Milk Carton Kids (And Sparky Anderson)

I recently snagged a VGEX 1960 Leaf Series 2 Sparky Anderson card, bringing me within two cards of a complete second series and full set. We all make fun of how old Sparky looks when he was, in fact, young. He’s 26 here and looks it (if you cover up the gray hair over his left ear).

The arrival of this card set me thinking about one of my favorite Sparky cards, leading off the 1966 Foremost Milk St. Petersburg Cardinals set. It’s a lovely issue of 20 cards, glossy 3 ½” X 5 ½” photos of the Florida State League Cards. A Class A ballclub rarely looked so good. (I don’t know how these were distributed. If you do, let me know in the comment section.)

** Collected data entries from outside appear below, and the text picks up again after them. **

template <typename T> struct WT;
template <> struct WT<unsigned short> {
    static constexpr int PE = 8, ROWS = 32;
    static constexpr int pitch(int cols) { return cols * 2 + 32; }
// ... 421 lines not shown
}

struct W1Args {
    const unsigned char* x; const unsigned char* dy; float* out;
    int M, Cs, Cd, ldw, ktiles, ntiles, steps_per_split, nsteps, nsplits;
    int64_t slab;
    const unsigned char* dy2; int Cd1, Cd2;
};

template <int OFF> __device__ __forceinline__ s16x4 tr_read_at(unsigned a) {
    s16x4 v;
    asm volatile("ds_read_b64_tr_b16 %0, %1 offset:%2" : "=v"(v) : "v"(a), "n"(OFF) : "memory");
    return v;
}

template <int BC, int BNW, int NWV>
__device__ __forceinline__ void wgrad1x1_body(const W1Args& a, unsigned x_bytes, unsigned dy_bytes) {
    constexpr int NWN = BNW / 64, WK = NWV / NWN, CW = BC / WK, KJ = CW / 16;
    using SX = Swz<unsigned short, BNW>;
    using SY = Swz<unsigned short, BC>;
    constexpr int RBX = SX::RB, RBY = SY::RB;
    constexpr int XB = 32 * RBX, YB = 32 * RBY, STAGE = XB + YB;
    constexpr int NPX = XB / 1024, NPY = YB / 1024;
    constexpr bool YPAD = NPY < NWV;
    constexpr int NIX = NPX / NWV, NIY = YPAD ? 1 : NPY / NWV, LPS = NIX + NIY;
    constexpr int LPRX = RBX / 16, RPIX = 64 / LPRX, LPRY = RBY / 16, RPIY = 64 / LPRY;
    constexpr unsigned OOB = 0xfffffff0u;
    static_assert(NIX >= 1 && NIY >= 1 && NIX * NWV == NPX && (YPAD || NIY * NWV == NPY) && KJ >= 1, "tile geometry");
    static_assert(2 * STAGE + 16 * RBY < 65536 && 2 * STAGE + 16 * RBX < 65536, "fragment reads use 16-bit immediates");
    __shared__ __attribute__((aligned(1024))) unsigned char smem[3 * STAGE + (YPAD ? 1024 : 0)];

    const int tid = threadIdx.x, lane = tid & 63;
// ... 13 lines not shown
    const bool second = a.dy2 != nullptr && k0 >= a.Cd1;
    const int ycols = a.dy2 == nullptr ? a.Cd : (second ? a.Cd2 : a.Cd1);
    const int yk0 = second ? k0 - a.Cd1 : k0;
    const auto rs_y = __builtin_amdgcn_make_buffer_rsrc(const_cast<unsigned char*>(second ? a.dy2 : a.dy), 0,
                                                        second ? (unsigned)a.M * (unsigned)a.Cd2 * 2u : dy_bytes, 0x00020000);

    unsigned offx[NIX], incx[NIX], offy[NIY], incy[NIY];
#pragma unroll
    for (int i = 0; i < NIX; ++i) {
        const int r = RPIX * (NIX * wave + i) + lane / LPRX;
        const int col = n0 + SX::logical(lane % LPRX, r) * 8;
        const bool ok = col < a.Cs;
        offx[i] = ok ? ((unsigned)(step0 * 32 + r) * (unsigned)a.Cs + (unsigned)col) * 2u : OOB;
        incx[i] = ok ? 64u * (unsigned)a.Cs : 0u;
    }
#pragma unroll
    for (int i = 0; i < NIY; ++i) {
        const int r = RPIY * (NIY * wave + i) + lane / LPRY;
        const int col = yk0 + SY::logical(lane % LPRY, r) * 8;
        const bool ok = col < ycols && (!YPAD || wave < NPY);
        offy[i] = ok ? ((unsigned)(step0 * 32 + r) * (unsigned)ycols + (unsigned)col) * 2u : OOB;
        incy[i] = ok ? 64u * (unsigned)ycols : 0u;
    }
    auto issue = [&](auto stage_c) {
        constexpr int S = decltype(stage_c)::value;
#pragma unroll
        for (int i = 0; i < NIX; ++i) {
            __builtin_amdgcn_raw_ptr_buffer_load_lds(rs_x, (lds_void_w*)(smem + S * STAGE + (NIX * wave + i) * 1024), 16, offx[i], 0, 0, IIF_WG_AUX_X);
            offx[i] += incx[i];
        }
#pragma unroll
        for (int i = 0; i < NIY; ++i) {
            unsigned char* dst = smem + S * STAGE + XB + (NIY * wave + i) * 1024;
            if (YPAD && wave >= NPY) dst = smem + 3 * STAGE;
            __builtin_amdgcn_raw_ptr_buffer_load_lds(rs_y, (lds_void_w*)dst, 16, offy[i], 0, 0, IIF_WG_AUX_Y);
            offy[i] += incy[i];
        }
    };

    const int g = lane >> 4, li = lane & 15, q = li >> 2, pp = li & 3;
    unsigned xo[4], yo[KJ];
    const unsigned sbase = (unsigned)(unsigned long long)(lds_cu8*)smem;
#pragma unroll
    for (int ni = 0; ni < 4; ++ni) xo[ni] = sbase + (unsigned)SX::addr(4 * g + q, (wn * 64 + ni * 16 + 4 * pp) * 2);
// ... 52 lines not shown
        const int k = k0 + wk * CW + kj * 16 + li;
        if (k >= a.Cd) continue;
#pragma unroll
        for (int ni = 0; ni < 4; ++ni) {
            const int n = n0 + wn * 64 + ni * 16 + g * 4;
            if (n >= a.Cs) continue;
            *reinterpret_cast<f32x4*>(out + (int64_t)k * a.ldw + n) = acc[ni][kj];
        }
    }
}
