@@ -169,6 +202,27 @@
     return make_smem_desc(saddr + k_step * (TC_MMA_K * 128), 8192, 1024);
   }
 };
+
+#ifdef TGB_BWD_PHASE_PROBE
+enum { kBwdProbeFull, kBwdProbeRetired, kBwdProbePtFull, kBwdProbeStmatrix, kBwdProbeStore, kBwdProbeRead, kBwdProbeSm, kBwdProbeNs };
+__device__ unsigned long long* g_bwd_probe;
+__device__ __forceinline__ void bwd_probe(long long tile, int cw, int what) {
+  if (g_bwd_probe == nullptr || tile < 0 || (threadIdx.x & 127) != 0) return;
+  unsigned long long* p = g_bwd_probe + (tile * 2 + cw) * 8;
+  p[what] = clock64();
+  if (what == kBwdProbeFull) {
+    unsigned long long ns;
+    uint32_t sm;
+    asm volatile("mov.u64 %0, %%globaltimer;" : "=l"(ns));
+    asm volatile("mov.u32 %0, %%smid;" : "=r"(sm));
+    p[kBwdProbeSm] = sm;
+    p[kBwdProbeNs] = ns;
+  }
+}
+#define TGB_BWD_PROBE(tile, cw, what) bwd_probe(tile, cw, what)
+#else
+#define TGB_BWD_PROBE(tile, cw, what) ((void)0)
+#endif
 
 struct EpiSmem {
   uint8_t* buf;
@@ -198,6 +252,7 @@
 
 struct TcEpiStore {
   static constexpr int kSmemBytes = 0;
+  static constexpr bool kDeferred = false;
   float* C; int ldc; size_t split_stride; int M;
   int accumulate;
   __device__ __forceinline__ void prologue(const TileCoord&, int) const {}
@@ -223,79 +278,115 @@
 };
 
 struct TcEpiDpStore {
-  static constexpr int kSmemBytes = TC_BM * TC_BN * 2;
+  static constexpr int kSmemBytes = TC_BM * (TC_BN / 2) * 2;
   static constexpr int kHalfBytes = kSmemBytes / 2;
   static constexpr int kBoxBytes = 64 * 128;
+  static constexpr bool kDeferred = true;
+  static constexpr int kSteps = 8;
+  static constexpr int kRound1Kb = 10;
+  static __host__ __device__ constexpr int step_kb(int s) { return s < 4 ? s : kRound1Kb + s - 4; }
+  static constexpr int kLoadKb1 = 8, kLoadKb0 = 18;
   CUtensorMap pt_map, dq_map;
   int ld;
   const float* center;
   float* rpart;
   int M;
   __device__ __forceinline__ int boxes(int r0, int n0) const { return r0 < M ? min(TC_BN / 64, (ld - n0) / 64) : 0; }
-  __device__ __forceinline__ void prologue(const TileCoord&, int) const {}
-  __device__ __forceinline__ void load(int m0, int n0, const EpiSmem& es) const {
+  __device__ __forceinline__ long long tile_id(int m0, int tile_n) const { return (long long)(m0 / TC_BM) * ((ld + TC_BN - 1) / TC_BN) + tile_n; }
+  __device__ __forceinline__ void centres(int row, float (&c)[2]) const {
+#pragma unroll
+    for (int h = 0; h < 2; ++h) c[h] = row + 8 * h < M ? center[row + 8 * h] : 0.f;
+  }
+  static __device__ __forceinline__ void pack(const float (&d)[TC_ACC], const float (&c)[2], uint32_t (&v)[TC_ACC / 2]) {
+#pragma unroll
+    for (int j = 0; j < TC_BN / 8; ++j) {
+#pragma unroll
+      for (int h = 0; h < 2; ++h) {
+        const __nv_bfloat162 d2 = __floats2bfloat162_rn(d[4 * j + 2 * h] - c[h], d[4 * j + 2 * h + 1] - c[h]);
+        v[2 * j + h] = *reinterpret_cast<const uint32_t*>(&d2);
+      }
+    }
+  }
+  __device__ __forceinline__ void step(int s, const uint32_t (&v)[TC_ACC / 2], float (&racc)[2], int m0, int tile_n, int row,
+                                       int lane, int cw, EpiSmem& es) const {
+    const int r0 = m0 + 64 * cw, n0 = tile_n * TC_BN;
+    const int nb = boxes(r0, n0);
+    const int round = s / 4, sr = s % 4;
+    if (sr < 2) {
+      const int b = 2 * round + sr;
+      const int mi = lane >> 3, rr = lane & 7;
+      const int arow = ((row - r0) & ~15) + 8 * (mi & 1) + rr;
+      const uint32_t half = smem_u32(es.buf + cw * kHalfBytes) + arow * 128;
+      if (sr == 0) {
+        mbar_wait(&es.full[cw], es.parity);
+        if (round == 0) {
+          TGB_BWD_PROBE(tile_id(m0, tile_n), cw, kBwdProbePtFull);
+          racc[0] = racc[1] = 0.f;
+        }
+      }
+      if (b < nb) {
+#pragma unroll
+        for (int q = 0; q < 4; ++q) {
+          const uint32_t addr = half + sr * kBoxBytes + (((2 * q + (mi >> 1)) ^ rr) << 4);
+          uint32_t p[4], o[4];
+          ldmatrix_x4(addr, p);
+#pragma unroll
+          for (int e = 0; e < 2; ++e) {
+            const int j = 8 * b + 2 * q + e;
+#pragma unroll
+            for (int h = 0; h < 2; ++h) {
+              const __nv_bfloat162 d2 = *reinterpret_cast<const __nv_bfloat162*>(&v[2 * j + h]);
+              const __nv_bfloat162 p2 = *reinterpret_cast<const __nv_bfloat162*>(&p[2 * e + h]);
+              racc[h] = fmaf(__low2float(p2), __low2float(d2), racc[h]);
+              racc[h] = fmaf(__high2float(p2), __high2float(d2), racc[h]);
+              o[2 * e + h] = v[2 * j + h];
+            }
+          }
+          stmatrix_x4(addr, o);
+        }
+      }
+      if (b == TC_BN / 64 - 1) TGB_BWD_PROBE(tile_id(m0, tile_n), cw, kBwdProbeStmatrix);
+    } else if (sr == 2) {
+      fence_proxy_async_smem();
+      if (cw == 0) named_bar_sync<1>(128); else named_bar_sync<2>(128);
+      if ((threadIdx.x & 127) == 0) {
+        for (int b = 2 * round; b < min(nb, 2 * round + 2); ++b)
+          tma_store_2d(&dq_map, es.buf + cw * kHalfBytes + (b - 2 * round) * kBoxBytes, n0 + 64 * b, r0, kPolicyEvictFirst);
+        bulk_commit();
+      }
+      if (round == 1) {
+        TGB_BWD_PROBE(tile_id(m0, tile_n), cw, kBwdProbeStore);
+#pragma unroll
+        for (int h = 0; h < 2; ++h) {
+          const float sum = quad_sum(racc[h]);
+          if (row + 8 * h < M && (lane & 3) == 0) rpart[(size_t)tile_n * M + row + 8 * h] = sum;
+        }
+      }
+    } else {
+      if ((threadIdx.x & 127) == 0) {
+        bulk_wait_read_all();
+        if (round == 1) TGB_BWD_PROBE(tile_id(m0, tile_n), cw, kBwdProbeRead);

It’s nice that Sparky can lead off the set, if paged alphabetically (and what other way would you arrange a non-numbered set?). Also of interest is Lenny Boyer, the seventh son of the Boyer baseball clan. Lenny spun his wheels in the minors from 1964-1970, never making the bigs. He does have that Boyer look, sort of a Ken and Clete mashup.

It’s important to me that everyone knows there was once a pitcher named Phil Knuckles. He put up a few decent years in the low minors, from 1965-71.

(Not sure why the Foremost logo is missing on Morgans’ card)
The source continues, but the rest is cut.